PostScript: I would really appreciate that you clearly explain the ה issue, because I can't tell the difference of its usage. I mean, I don't know if it indicates the presence of the definite article, the possive construct or if that is just part of the set phrase (in this case, would the "the form" be the same as the "no article form" or how would we notice its definiteness?)

Thank you again.


----------



## airelibre

First to explain construct nouns a bit:
Bayit = house = בית
Beit = house (of) = בית
(A) school = בית ספר  (beit sefer)
literally "(a) house (of) (a) book"
The school = בית הספר (beit hasefer)
literally "(a) house (of) the book"

The בית never takes ה in a construct (in proper Hebrew, since in colloquial Hebrew you can often hear things like הבית ספר)
However, בית is still seen as being definite. So in בית הספר הגדול, the big school, gadol refers to beit: the big house of the book. I hope I've explained that okay, it's hard for me to explain but actually very simple once you understand.

Noun = שם עצם "name of thing"
(The noun would שם העצם, "the name of the thing")
Adjective = שם תואר "name of a description"
Verb = שם פועל (note you wrote שם פועך) "name of an action"
Adjective = תואר פועל "description of an action".

So 
שם העצם
שם התואר
שם הפועל
And
תואר הפועל
Are all also correct, and make the construct definite ("the").

Saludos.


----------



## arbelyoni

I second airelibre. One correction though:
Verb Infinitive = שם פועל
The infinitive is also called צורת מקור (or צורת המקור, "the infinitive")


----------



## dannypdarc13

Thank you so much. 

I asked the question because I asked Israelis and even look the words up in the Even-Shoshan Hebrew Dictiionary. And I also found the example of בית-ספר in the dictionary, but the difference is that the words for "infinitive" and "adverb" do have the ה included in the dictionary, which makes me think the ה is parte of the set phrase. I mean, why would the term for "school" not have it, but the terms for "infinitive" and "adverb" do? 

Another thing that gets me so confused is the term תואר-השם, which also seem to be used to say "adjective".

PS: And yes, I misspelled שם-פועל.


----------



## dannypdarc13

These are excerpts from the Even-Shoshan Hebrew Dictionary which may illustrate a little bit my queries.


----------



## ystab

Maybe a better way to answer your query is that in different languages, concepts are sometimes expressed in their definite form.
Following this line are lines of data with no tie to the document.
## Use two-term reciprocal DEM decode, retire idle iter2 waves, defer take

```diff
diff --git a/wdpm_amd/csrc/wdpm_capi.hip b/wdpm_amd/csrc/wdpm_capi.hip
--- a/wdpm_amd/csrc/wdpm_capi.hip
+++ b/wdpm_amd/csrc/wdpm_capi.hip
@@ -296,7 +296,7 @@
   x->drain_owed = false;
   x->flush_thres = -__builtin_inf();
   x->d_scal = nullptr; x->d_bits = nullptr; x->h_pin = nullptr; x->d_stat = nullptr; x->h_iter2_err = x->d_iter2_err = nullptr;
-  x->d_dem32 = nullptr; x->code = DemCode{nullptr, 0.0, 1.0, 1.0, 0, nullptr, nullptr, 0}; x->dem32_encodable = false; x->dem_bounded = false;
+  x->d_dem32 = nullptr; x->code = DemCode{nullptr, 0.0, 1.0, 1.0, 0.0, 0, nullptr, nullptr, 0}; x->dem32_encodable = false; x->dem_bounded = false;
   x->d_dem16 = nullptr; x->d_gbase = nullptr; x->dem16_encodable = false; x->dem16_wanted = true;
   x->graph_mode = -1; x->graph_launches = 0;
   x->d_sum_approx = nullptr; x->d_sum_i = nullptr; x->d_sum_k = nullptr; x->d_sum_flag = nullptr;
@@ -466,7 +466,7 @@
 static int encode_dem(wdpm_ctx *x) {
   drop_graphs(x);
   x->dem32_encodable = false; x->dem16_encodable = false; x->dem_bounded = false; x->dem16_wanted = true;
-  x->code = DemCode{nullptr, 0.0, 1.0, 1.0, 0, nullptr, nullptr, 0};
+  x->code = DemCode{nullptr, 0.0, 1.0, 1.0, 0.0, 0, nullptr, nullptr, 0};
   HIP_TRY(wdpm_launch_dem_min(x->d_dem, x->cells, x->d_bits, x->stream));
   HIP_TRY(hipMemcpyAsync(x->h_pin, x->d_bits, 2 * sizeof(double), hipMemcpyDeviceToHost, x->stream));
   if (wdpm_stream_sync(x, x->stream)) return 1;
@@ -481,22 +481,23 @@
   static const double p10[7] = {1.0, 1e1, 1e2, 1e3, 1e4, 1e5, 1e6};
   for (int e = 0; e <= 6; e++) {
     const double D = p10[e], rD = 1.0 / D, k0 = rint(vmin * D);
+    const double rDlo = fma(-rD, D, 1.0) / D;
     if (!(fabs(k0) < 4.0e15)) break;
-    HIP_TRY(wdpm_launch_dem_encode(x->d_dem, x->cells, k0, D, rD, x->d_dem32, x->d_bits, x->stream));
+    HIP_TRY(wdpm_launch_dem_encode(x->d_dem, x->cells, k0, D, rD, rDlo, x->d_dem32, x->d_bits, x->stream));
     HIP_TRY(hipMemcpyAsync(x->h_pin, x->d_bits, sizeof(double), hipMemcpyDeviceToHost, x->stream));
     if (wdpm_stream_sync(x, x->stream)) return 1;
     unsigned long long bad;
     memcpy(&bad, x->h_pin, sizeof bad);
     if (!bad) {
       x->dem32_encodable = true;
-      x->code = DemCode{x->d_dem32, k0, D, rD, (env && atoi(env) == 2) ? 1 : 0, nullptr, nullptr, 0};
+      x->code = DemCode{x->d_dem32, k0, D, rD, rDlo, (env && atoi(env) == 2) ? 1 : 0, nullptr, nullptr, 0};
       break;
     }
   }
   const char *env16 = getenv("WDPM_DEM16");
   if (x->dem32_encodable && !(env16 && atoi(env16) == 0)) {
     const int ngroups = (x->g.ncp + kDemGroup - 1) / kDemGroup;
-    HIP_TRY(wdpm_launch_dem16_encode(x->d_dem32, x->g.rows, x->g.ncp, ngroups, x->d_dem16, x->d_gbase, x->d_bits, x->stream));
+    HIP_TRY(wdpm_launch_dem16_encode(x->code, x->g.rows, x->g.ncp, ngroups, x->d_dem16, x->d_gbase, x->d_bits, x->stream));
     HIP_TRY(hipMemcpyAsync(x->h_pin, x->d_bits, sizeof(double), hipMemcpyDeviceToHost, x->stream));
     if (wdpm_stream_sync(x, x->stream)) return 1;
     unsigned long long bad;
diff --git a/wdpm_amd/csrc/wdpm_fused.hip b/wdpm_amd/csrc/wdpm_fused.hip
--- a/wdpm_amd/csrc/wdpm_fused.hip
+++ b/wdpm_amd/csrc/wdpm_fused.hip
@@ -195,6 +195,7 @@
 
 #ifdef WDPM_WAVE_TIMES
 static __device__ unsigned long long g_wave_times[4 * 8192];
+static __device__ unsigned long long g_wave_waits[4 * 8192];
 #define WDPM_RSTAMP(k) do { __builtin_amdgcn_sched_barrier(0); __builtin_amdgcn_s_waitcnt(0); rst[k] = wall_clock64(); __builtin_amdgcn_s_waitcnt(0); __builtin_amdgcn_sched_barrier(0); } while (0)
 #else
 #define WDPM_RSTAMP(k) do { } while (0)
@@ -220,6 +221,7 @@
 }
 
 constexpr int kIter2Polls = 1 << 21;
+constexpr int kIter2Retired = 1 << 30;
 
 template <int DEM32>
 __device__ __forceinline__ void iter2_march(const double *__restrict__ win, double *__restrict__ wout, const DemCode &code, const SlabGeom &g,
@@ -283,11 +285,22 @@
     dcol[jj] = own ? kStripOut * j + cs : kGroupIn + jj;
   }
   const int rcol = kStripOut * j + 3 * lane;
+#ifdef WDPM_ITER2_FLAT_HAND
   volatile int *const hand_v = hand;
+#else
+  volatile __attribute__((address_space(3))) int *const hand_v = (volatile __attribute__((address_space(3))) int *)hand;
+#endif
   const int nb_lo = j > 0 ? j - 1 : 0, nb_hi = j < 3 ? j + 1 : 3;
   bool broken = false;
+#ifdef WDPM_WAVE_TIMES
+  unsigned wt_polls0 = 0, wt_polls1 = 0, wt_polls2 = 0, wt_ticks0 = 0, wt_ticks1 = 0, wt_ticks2 = 0, wt_waits = 0;
+  int wt_phase = 0;
+#endif
   auto await = [&](const int base, const int need) -> int {
     int m = 0, polls = 0;
+#ifdef WDPM_WAVE_TIMES
+    unsigned long long wt_a = 0;
+#endif
     for (;;) {
       const int a = hand_v[base + nb_lo], b = hand_v[base + j], c = hand_v[base + nb_hi];
       m = a < b ? a : b;
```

For example, in English you would write Nature (with a capital N) to describe the world outside, while in Hebrew you say הטבע (definite). This is why many Israelis translate הטבע to "the nature". If I am not mistaken, in Spanish you say la naturaleza (definite) as well.
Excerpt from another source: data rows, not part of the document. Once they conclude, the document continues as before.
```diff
diff --git a/vln-ce_amd/csrc/igemm_shared.h b/vln-ce_amd/csrc/igemm_shared.h
--- a/vln-ce_amd/csrc/igemm_shared.h
+++ b/vln-ce_amd/csrc/igemm_shared.h
@@ -52,7 +52,19 @@
   int tiles_m, tiles_n;
   int splitk;
   int stat_rows;
+  int stats_only;
   long a_bytes, b_bytes, c_bytes;
+};
+
+struct RegenParams {
+  const float* x;
+  const void* w_frag;
+  const float* scale;
+  const float* shift;
+  const float* center;
+  int relu;
+  int K1, ldx;
+  long x_bytes;
 };
 
 __device__ __forceinline__ f32x4 ldg4(const float* p) { return *reinterpret_cast<const f32x4*>(p); }
@@ -397,6 +409,7 @@
 constexpr int U3_MAX_CIN = 4096;
 int u3_launch(const IgemmParams& p, int bm, int dual_kind, int waves, hipStream_t stream);
 int s3_launch(const IgemmParams& p, hipStream_t stream);
+int r3_launch(const IgemmParams& p, const RegenParams& g, hipStream_t stream);
 int m3_try_launch(const IgemmParams& p, hipStream_t stream);
 int wgrad_x6_try_launch(const float* x, const float* dy, float* dw, const vlnce_conv_desc* d,
                         const float* dy_up, const float* dy_down, int accumulate,
diff --git a/vln-ce_amd/encoders/resnet_encoders.py b/vln-ce_amd/encoders/resnet_encoders.py
--- a/vln-ce_amd/encoders/resnet_encoders.py
+++ b/vln-ce_amd/encoders/resnet_encoders.py
@@ -1,6 +1,6 @@
 import os
 import warnings
-from collections import OrderedDict
+from collections import OrderedDict, namedtuple
 
 import numpy as np
 import torch
@@ -230,6 +230,9 @@
         return [(self.conv1, self.bn1), (self.conv2, self.bn2), (self.conv3, self.bn3)]
 
 
+_Regen = namedtuple("_Regen", "x w pend", defaults=(None,))
+
+
 class _GlobalAvgPool(nn.Module):
     out_hw = (1, 1)
 
@@ -274,10 +277,10 @@
                                act=ops.ACT_RELU if relu else ops.ACT_NONE, **pro)
 
     def _conv_stats(self, x, conv, bn, touched, prologue=None, in_relu=False, s2d=False,
-                    dual=None):
-        pro = {}
+                    dual=None, **extra):
+        pro = dict(extra)
         if prologue is not None:
-            pro = dict(in_scale=prologue[0], in_shift=prologue[1], in_relu=in_relu,
+            pro.update(in_scale=prologue[0], in_shift=prologue[1], in_relu=in_relu,
                        in_center=prologue[2] if len(prologue) > 2 else None)
         if dual is not None:
             x2, p2, side = dual
@@ -288,6 +291,7 @@
                           (self._cache.conv(conv), conv.stride[0], conv.padding[0]))
         assert bn.momentum is not None
         if os.environ.get("VLNCE_BN_FUSED", "1") == "0":
+            assert not extra
             y, stats = ops.conv2d_nhwc(x, w, stride, pad, want_stats=True, **pro)
             pend = ops.bn_finalize(stats, y.numel() // y.size(-1), bn.weight, bn.bias, bn.eps,
                                    bn.momentum, bn.running_mean, bn.running_var)
@@ -307,24 +311,60 @@
                                    act=ops.ACT_RELU, out=raw)
 
     @staticmethod
-    def _takes_pending(blk, pending):
+    def _takes_pending(blk, numel):
         conv = blk.stages()[0][0]
         return (conv.kernel_size == (1, 1) and conv.stride == (1, 1) and conv.padding == (0, 0)
-                and conv.in_channels % 32 == 0 and pending[0].numel() * 4 < (1 << 31)
+                and conv.in_channels % 32 == 0 and numel * 4 < (1 << 31)
                 and os.environ.get("VLNCE_FUSE_BLOCK_END", "1") != "0")
 
-    def _block_train(self, x, pending, blk, touched):
+    _R3_MEASURED_FASTER = frozenset({(64, 64), (64, 128), (128, 128), (128, 256)})
+
+    def _regen_next(self, blk, nxt, raw2):
+        mode = ops.regen_mode()
+        if mode <= 0 or nxt is None or not isinstance(blk, Bottleneck):
+            return None
+        conv3, c1 = blk.conv3, nxt.stages()[0][0]
+        k1, n2 = conv3.in_channels, c1.out_channels
+        if (conv3.kernel_size != (1, 1) or conv3.stride != (1, 1) or conv3.padding != (0, 0)
+                or k1 not in (64, 128) or conv3.out_channels != 4 * k1
+                or c1.in_channels != 4 * k1 or n2 not in ((64, 128) if k1 == 64 else (128, 256))
+                or os.environ.get("VLNCE_BN_FUSED", "1") == "0"
+                or not self._takes_pending(nxt, raw2.numel() * 4)):
+            return None
+        rows = raw2.numel() // k1
+        cus = torch.cuda.get_device_properties(raw2.device).multi_processor_count // 8 * 8
+        if mode == 1 and ((k1, n2) not in self._R3_MEASURED_FASTER or rows < 64 * 4 * cus):
+            return None
+        w3, w1 = self._cache.conv(conv3), self._cache.conv(c1)
+        if ops.plane_format(None, w3) != ops.plane_format(None, w1):
+            return None
+        return _Regen(raw2, w3)
+
+    def _block_train(self, x, pending, blk, touched, nxt=None):
         st = blk.stages()
-        if pending is not None and self._takes_pending(blk, pending):
+        if pending is not None and self._takes_pending(blk, pending[2].numel()):
             raw3, pend3, skip, pskip = pending
-            x = torch.empty_like(raw3)
-            raw, pend = self._conv_stats(raw3, st[0][0], st[0][1], touched, prologue=pend3,
-                                         in_relu=True, dual=(skip, pskip, x))
+            x = torch.empty_like(skip)
+            if isinstance(raw3, _Regen):
+                raw, pend = self._conv_stats(
+                    raw3.x, st[0][0], st[0][1], touched, prologue=pend3, in_relu=True, dual=(skip, pskip, x),
+                    regen=dict(w=raw3.w, in_scale=raw3.pend[0], in_shift=raw3.pend[1], in_center=raw3.pend[2],
+                               in_relu=True))
+            else:
+                raw, pend = self._conv_stats(raw3, st[0][0], st[0][1], touched, prologue=pend3,
+                                             in_relu=True, dual=(skip, pskip, x))
         else:
             if pending is not None:
                 x = self._materialise(pending)
             raw, pend = self._conv_stats(x, st[0][0], st[0][1], touched)
-        for conv, bn in st[1:]:
+        for conv, bn in st[1:-1]:
+            raw, pend = self._conv_stats(raw, conv, bn, touched, prologue=pend, in_relu=True)
+        conv, bn = st[-1]
+        rg = self._regen_next(blk, nxt, raw)
+        if rg is not None:
+            _, pend3 = self._conv_stats(raw, conv, bn, touched, prologue=pend, in_relu=True, stats_only=True)
+            raw, pend = rg._replace(pend=pend), pend3
+        else:
             raw, pend = self._conv_stats(raw, conv, bn, touched, prologue=pend, in_relu=True)
         if blk.downsample is not None:
             rd, pd = self._conv_stats(x, blk.downsample[0], blk.downsample[1], touched)
@@ -356,7 +396,8 @@
             raise NotImplementedError("mixed train/eval BatchNorm modes inside one trunk")
         key = (signature, modes[0], tuple(p._version for p in self._plist(checked=False)),
                id(self.input_scale[0]), len(self._modules),
-               0 if modes[0] else self._bn_gen, ops.plane_format())
+               0 if modes[0] else self._bn_gen, ops.plane_format(),
+               ops.regen_mode() if modes[0] else 0)
         return key, modes[0]
 
     def graph_ready(self, x):
@@ -400,13 +441,13 @@
                     x = self._conv_bn_eval(x, kids[0], kids[1], True, prologue=pro, s2d=s2d)
                     x = ops.maxpool3x3s2(x)
             pending = None
-            for stage in kids[4:8]:
-                for blk in stage:
-                    if train:
-                        pending = self._block_train(x, pending, blk, touched)
-                        x = None
-                    else:
-                        x = self._block_eval(x, blk)
+            blocks = [blk for stage in kids[4:8] for blk in stage]
+            for blk, nxt in zip(blocks, blocks[1:] + [None]):
+                if train:
+                    pending = self._block_train(x, pending, blk, touched, nxt)
+                    x = None
+                else:
+                    x = self._block_eval(x, blk)
             if pending is not None:
                 x = self._materialise(pending)
             for pool in kids[8:]:
diff --git a/vln-ce_amd/ops.py b/vln-ce_amd/ops.py
--- a/vln-ce_amd/ops.py
+++ b/vln-ce_amd/ops.py
@@ -106,12 +106,30 @@
                 Ho=Ho, Wo=Wo, ldx=ldx or Cin, ldy=Cout)
 
 
+def _regen_launch(x, regen, x2, fmt):
+    w3 = regen["w"]
+    assert x2 is not None and x.is_contiguous() and w3.is_contiguous()
+    assert x.shape[:3] == x2.shape[:3] and w3.shape[0] == x2.shape[3] and w3.shape[3] == x.shape[3]
+    frag = pack_weights(w3, fmt)
+    if frag is None:
+        raise RuntimeError("regen: the regenerated convolution has no fragment image")
+    return None, dict(x=x, w_frag=frag, in_scale=regen.get("in_scale"), in_shift=regen.get("in_shift"),
+                      in_center=regen.get("in_center"), in_relu=int(regen.get("in_relu", 0)))
+
+
+def regen_mode():
+    lib = L()
+    if not hasattr(lib, "effective_option") or not lib.effective_option("conv_math"):
+        return 0
+    return lib.effective_option("r3")
+
+
 def conv2d_nhwc(x, w_ohwi, stride, pad, *, in_scale=None, in_shift=None, in_center=None,
                 in_relu=False, scale=None, shift=None, residual=None, act=ACT_NONE,
                 want_stats=False, x2=None, in2_scale=None, in2_shift=None, in2_center=None,
-                side_out=None, w_format=None):
+                side_out=None, w_format=None, regen=None):
     assert x.is_contiguous() and w_ohwi.is_contiguous()
-    g = conv_geometry(x, w_ohwi, stride, pad)
+    g = conv_geometry(x if regen is None else x2, w_ohwi, stride, pad)
     y = torch.empty((g["N"], g["Ho"], g["Wo"], g["Cout"]), device=x.device, dtype=torch.float32)
     stats = None
     partial = None
@@ -123,15 +141,18 @@
         assert residual.is_contiguous() and residual.shape == y.shape
     dual = {}
     if x2 is not None:
-        assert x2.is_contiguous() and x2.shape == x.shape
-        assert side_out is None or (side_out.is_contiguous() and side_out.shape == x.shape)
+        assert x2.is_contiguous() and (regen is not None or x2.shape == x.shape)
+        assert side_out is None or (side_out.is_contiguous() and side_out.shape == x2.shape)
         dual = dict(x2=x2, in2_scale=in2_scale, in2_shift=in2_shift, in2_center=in2_center,
                     side_out=side_out)
     fmt = plane_format(w_format, w_ohwi)
+    more = {}
+    if regen is not None:
+        x, more["regen"] = _regen_launch(x, regen, x2, fmt)
     L().conv2d_fwd(x, w_ohwi, y, g, in_scale=in_scale, in_shift=in_shift, in_center=in_center,
                    in_relu=int(in_relu), **dual, scale=scale, shift=shift, residual=residual, ldr=g["Cout"], act=act,
                    stat_partial=partial, w_split=split_weights(w_ohwi, fmt),
-                   w_frag=pack_weights(w_ohwi, fmt), w_format=fmt)
+                   w_frag=pack_weights(w_ohwi, fmt), w_format=fmt, **more)
     return (y, stats) if want_stats else y
 
 
@@ -147,19 +168,25 @@
     return acc
 
 
-def conv2d_bn_sums(x, w_ohwi, stride, pad, acc, **pro):
+def conv2d_bn_sums(x, w_ohwi, stride, pad, acc, stats_only=False, **pro):
     assert x.is_contiguous() and w_ohwi.is_contiguous()
-    g = conv_geometry(x, w_ohwi, stride, pad)
-    y = torch.empty((g["N"], g["Ho"], g["Wo"], g["Cout"]), device=x.device, dtype=torch.float32)
+    regen = pro.pop("regen", None)
+    g = conv_geometry(x if regen is None else pro.get("x2"), w_ohwi, stride, pad)
+    y = torch.empty((g["N"], g["Ho"], g["Wo"], 0 if stats_only else g["Cout"]), device=x.device,
+                    dtype=torch.float32)
     lib = L()
     ws = torch.empty(max(lib.conv2d_bn_workspace_bytes(g), 16), device=x.device, dtype=torch.uint8)
     if pro.get("x2") is not None:
-        assert pro["x2"].is_contiguous() and pro["x2"].shape == x.shape
+        assert pro["x2"].is_contiguous() and (regen is not None or pro["x2"].shape == x.shape)
     if "in_relu" in pro:
         pro = dict(pro, in_relu=int(pro["in_relu"]))
     fmt = plane_format(None, w_ohwi)
-    lib.conv2d_fwd(x, w_ohwi, y, g, **pro, ldr=g["Cout"], w_split=split_weights(w_ohwi, fmt),
-                   w_frag=pack_weights(w_ohwi, fmt), bn=(acc, ws), w_format=fmt)
+    more = dict(stats_only=True) if stats_only else {}
+    if regen is not None:
+        x, more["regen"] = _regen_launch(x, regen, pro.get("x2"), fmt)
+    lib.conv2d_fwd(x, w_ohwi, None if stats_only else y, g, **pro, ldr=g["Cout"],
+                   w_split=split_weights(w_ohwi, fmt), w_frag=pack_weights(w_ohwi, fmt), bn=(acc, ws),
+                   w_format=fmt, **more)
     return y
 
 
@@ -177,7 +204,7 @@
     acc = _bn_state(bn)
     try:
         y = conv2d_bn_sums(x, w_ohwi, stride, pad, acc, **pro)
-        return y, bn_finalize_sums(acc, y.numel() // y.size(-1), bn)
+        return y, bn_finalize_sums(acc, y.size(0) * y.size(1) * y.size(2), bn)
     except Exception:
         if not (acc.is_cuda and torch.cuda.is_current_stream_capturing()):
             acc.zero_()
```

In my occupation, some say אי-ספיקת לב (heart failure), while others אי-ספיקת הלב. I think this is because there is only one heart in the human body, so it is natural to make it definite. But, if you want to describe this condition, it is quite difficult to do so using the second form. Compare אי-ספיקת לב קשה (easy) with אי-ספיקת הלב הקשה (definite and not appropriate), אי-ספיקת הלב קשה (gramatically wrong) and אי-ספיקה קשה של הלב (gramatically correct but a bit complicated)

Regarding תואר-השם, sometimes a noun is simply called שם. This is why a nominal sentence is called משפט שֵׁמָנִי, because its predicate is often a noun.


----------



## dannypdarc13

I understand what you say about the usage of the definite article in some languages. I'll take your "la naturaleza" for instance. We say it that way when we refer to nature (animals, plants, rocks, etc.) but we can also use that noun with an indefinite article. For instance, "Ella tiene una naturaleza extraña" (She has a strange nature).
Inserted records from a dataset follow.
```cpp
void vo_set_error(vo_ctx* ctx, const char* fmt, ...);
int vo_ensure_state(vo_ctx* ctx, int w, int h, int units, int imgs_per_unit);
void vo_free_state(vo_ctx* ctx);
void vo_drop_graphs(vo_ctx* ctx);
void vo_set_calibration(vo_ctx* ctx, const float P_l[12], const float P_r[12]);
int vo_drain_pending(vo_ctx* ctx);
int vo_partition_enable(vo_ctx* ctx, int helper_sms);
void vo_partition_destroy(vo_ctx* ctx);
int vo_dist_order_after_gathers(vo_ctx* ctx, cudaStream_t st);
void vo_dist_shutdown(vo_ctx* ctx);
int vo_claim_buffers(vo_ctx* ctx, const char* who, bool allow_pending_batches = false);
int vo_ensure_pinned(vo_ctx* ctx, size_t bytes);
int vo_ensure_bgr(vo_ctx* ctx, size_t bytes);
int vo_launch_bgr_to_gray(const uint8_t* d_bgr, size_t pitch, size_t img_stride_in, uint8_t* d_gray, size_t img_stride_out,
                          int w, int h, int n_img, cudaStream_t s);
struct View { int u0, n; cudaStream_t s; int plane0 = -1; };
int vo_run_lk(vo_ctx* ctx, const View& v, int ncalls, const int* img_prev, const int* img_next, bool want_err);
int vo_run_pyramid(vo_ctx* ctx, int plane0, int nplanes, cudaStream_t s);
int vo_run_lk_ring(vo_ctx* ctx, const View& v, int ncalls, const int* img_prev, const int* img_next, bool want_err);
int vo_run_filter(vo_ctx* ctx, const View& v, bool with_ages);
int vo_run_fast(vo_ctx* ctx, const View& v, int plane_in_unit, bool want_resp);
int vo_run_select(vo_ctx* ctx, const View& v);
int vo_run_triangulate(vo_ctx* ctx, const View& v, const float2* pts_l, const float2* pts_r, const int* n, float4* X4 = nullptr);
int vo_run_pnp(vo_ctx* ctx, const View& v, const float2* pts2d, const int* n, const float* K9);
```

### visual_odom_b200/csrc/fast.cu

```cuda
#include "common.cuh"
#include "fast.h"

__constant__ int c_ring_dx[16] = {0, 1, 2, 3, 3, 3, 2, 1, 0, -1, -2, -3, -3, -3, -2, -1};
__constant__ int c_ring_dy[16] = {3, 3, 2, 1, 0, -1, -2, -3, -3, -3, -2, -1, 0, 1, 2, 3};

__global__ void __launch_bounds__(256) k_fast_score(const uint8_t* const* __restrict__ img_tab, int img_stride_idx,
                                                    int w, int h, int pitch, int threshold,
                                                    uint8_t* __restrict__ score, size_t score_plane)
{
    const int unit = blockIdx.z;
    const uint8_t* __restrict__ img = img_tab[unit * img_stride_idx];
    uint8_t* __restrict__ sc = score + (size_t)unit * score_plane;
    const int x = blockIdx.x * 32 + (threadIdx.x & 31);
    const int y = blockIdx.y * 8 + (threadIdx.x >> 5);
    if (x >= w || y >= h) return;
    int result = 0;
    if (x >= 3 && x < w - 3 && y >= 3 && y < h - 3) {
        const uint8_t* p = img + (size_t)y * pitch + x;
        const int v = p[0];
        int d[16];
        unsigned hi = 0, lo = 0;
#pragma unroll
        for (int k = 0; k < 16; k++) {
            const int r = p[c_ring_dy[k] * pitch + c_ring_dx[k]];
            d[k] = v - r;
            hi |= (unsigned)(r > v + threshold) << k;
            lo |= (unsigned)(r < v - threshold) << k;
        }
        unsigned mh = hi | (hi << 16), ml = lo | (lo << 16);
        mh &= mh >> 1; mh &= mh >> 2; mh &= mh >> 4; mh &= mh >> 1;
        ml &= ml >> 1; ml &= ml >> 2; ml &= ml >> 4; ml &= ml >> 1;
        if (mh | ml) {
            int mn[16], mx[16];
#pragma unroll
            for (int k = 0; k < 16; k++) { mn[k] = min(d[k], d[(k + 1) & 15]); mx[k] = max(d[k], d[(k + 1) & 15]); }
            int mn4[16], mx4[16];
#pragma unroll
            for (int k = 0; k < 16; k++) { mn4[k] = min(mn[k], mn[(k + 2) & 15]); mx4[k] = max(mx[k], mx[(k + 2) & 15]); }
            int A = -1000, B = 1000;
#pragma unroll
            for (int k = 0; k < 16; k++) {
                int a8 = min(mn4[k], mn4[(k + 4) & 15]);
                int b8 = max(mx4[k], mx4[(k + 4) & 15]);
                A = max(A, min(a8, d[(k + 8) & 15]));
                B = min(B, max(b8, d[(k + 8) & 15]));
            }
            result = max(threshold, max(A, -B)) - 1;
        }
    }
    sc[(size_t)y * w + x] = (uint8_t)result;
}
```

So my question is do you use שם-הפועל and תואר-הפועל either as definite and indefinite words (in other words is the ה part of the set expression)? Or is there the possibility that the ה just indicates it's definite and, that being said, you can use it without the ה as well (if so, why does the dictionary word it with the ה, and not like other similiar constructions like בית-ספר)?


----------



## ystab

And so in Hebrew: יש לה טבע מוזר, though in Hebrew we would use אופי - character.

Well, I don't think I can answer that. If I wanted to say: "Well" is an irregular adverb, I would say: ״היטב״ הוא תואר פועל חריג, but if I wanted to say that adverb forms are not conjugated, I would say צורות תואר הפועל אינן ניטות. I hope this helps and does not confuse you more.


----------



## sawyeric1

Which is the more common way to say "adjective" - שם תואר or just תואר by itself?


----------



## aavichai

it depends
i know (or remember) that in school the תואר refered to the noun
and the תיאור was for the verb

but basically
תואר can be תואר הפועל or תואר השם
so it is depend how you what is your way

i always say תואר השם and תואר הפועל
so תואר alone is not enough (for me)
but as i say - if you use תואר only to refer to the noun - so itdoesn't matter


----------



## sawyeric1

Do numbers like "שנות העשרה" (teens) and "שנות העשרים" (twenties) always use -ה?


----------



## aavichai

yes


----------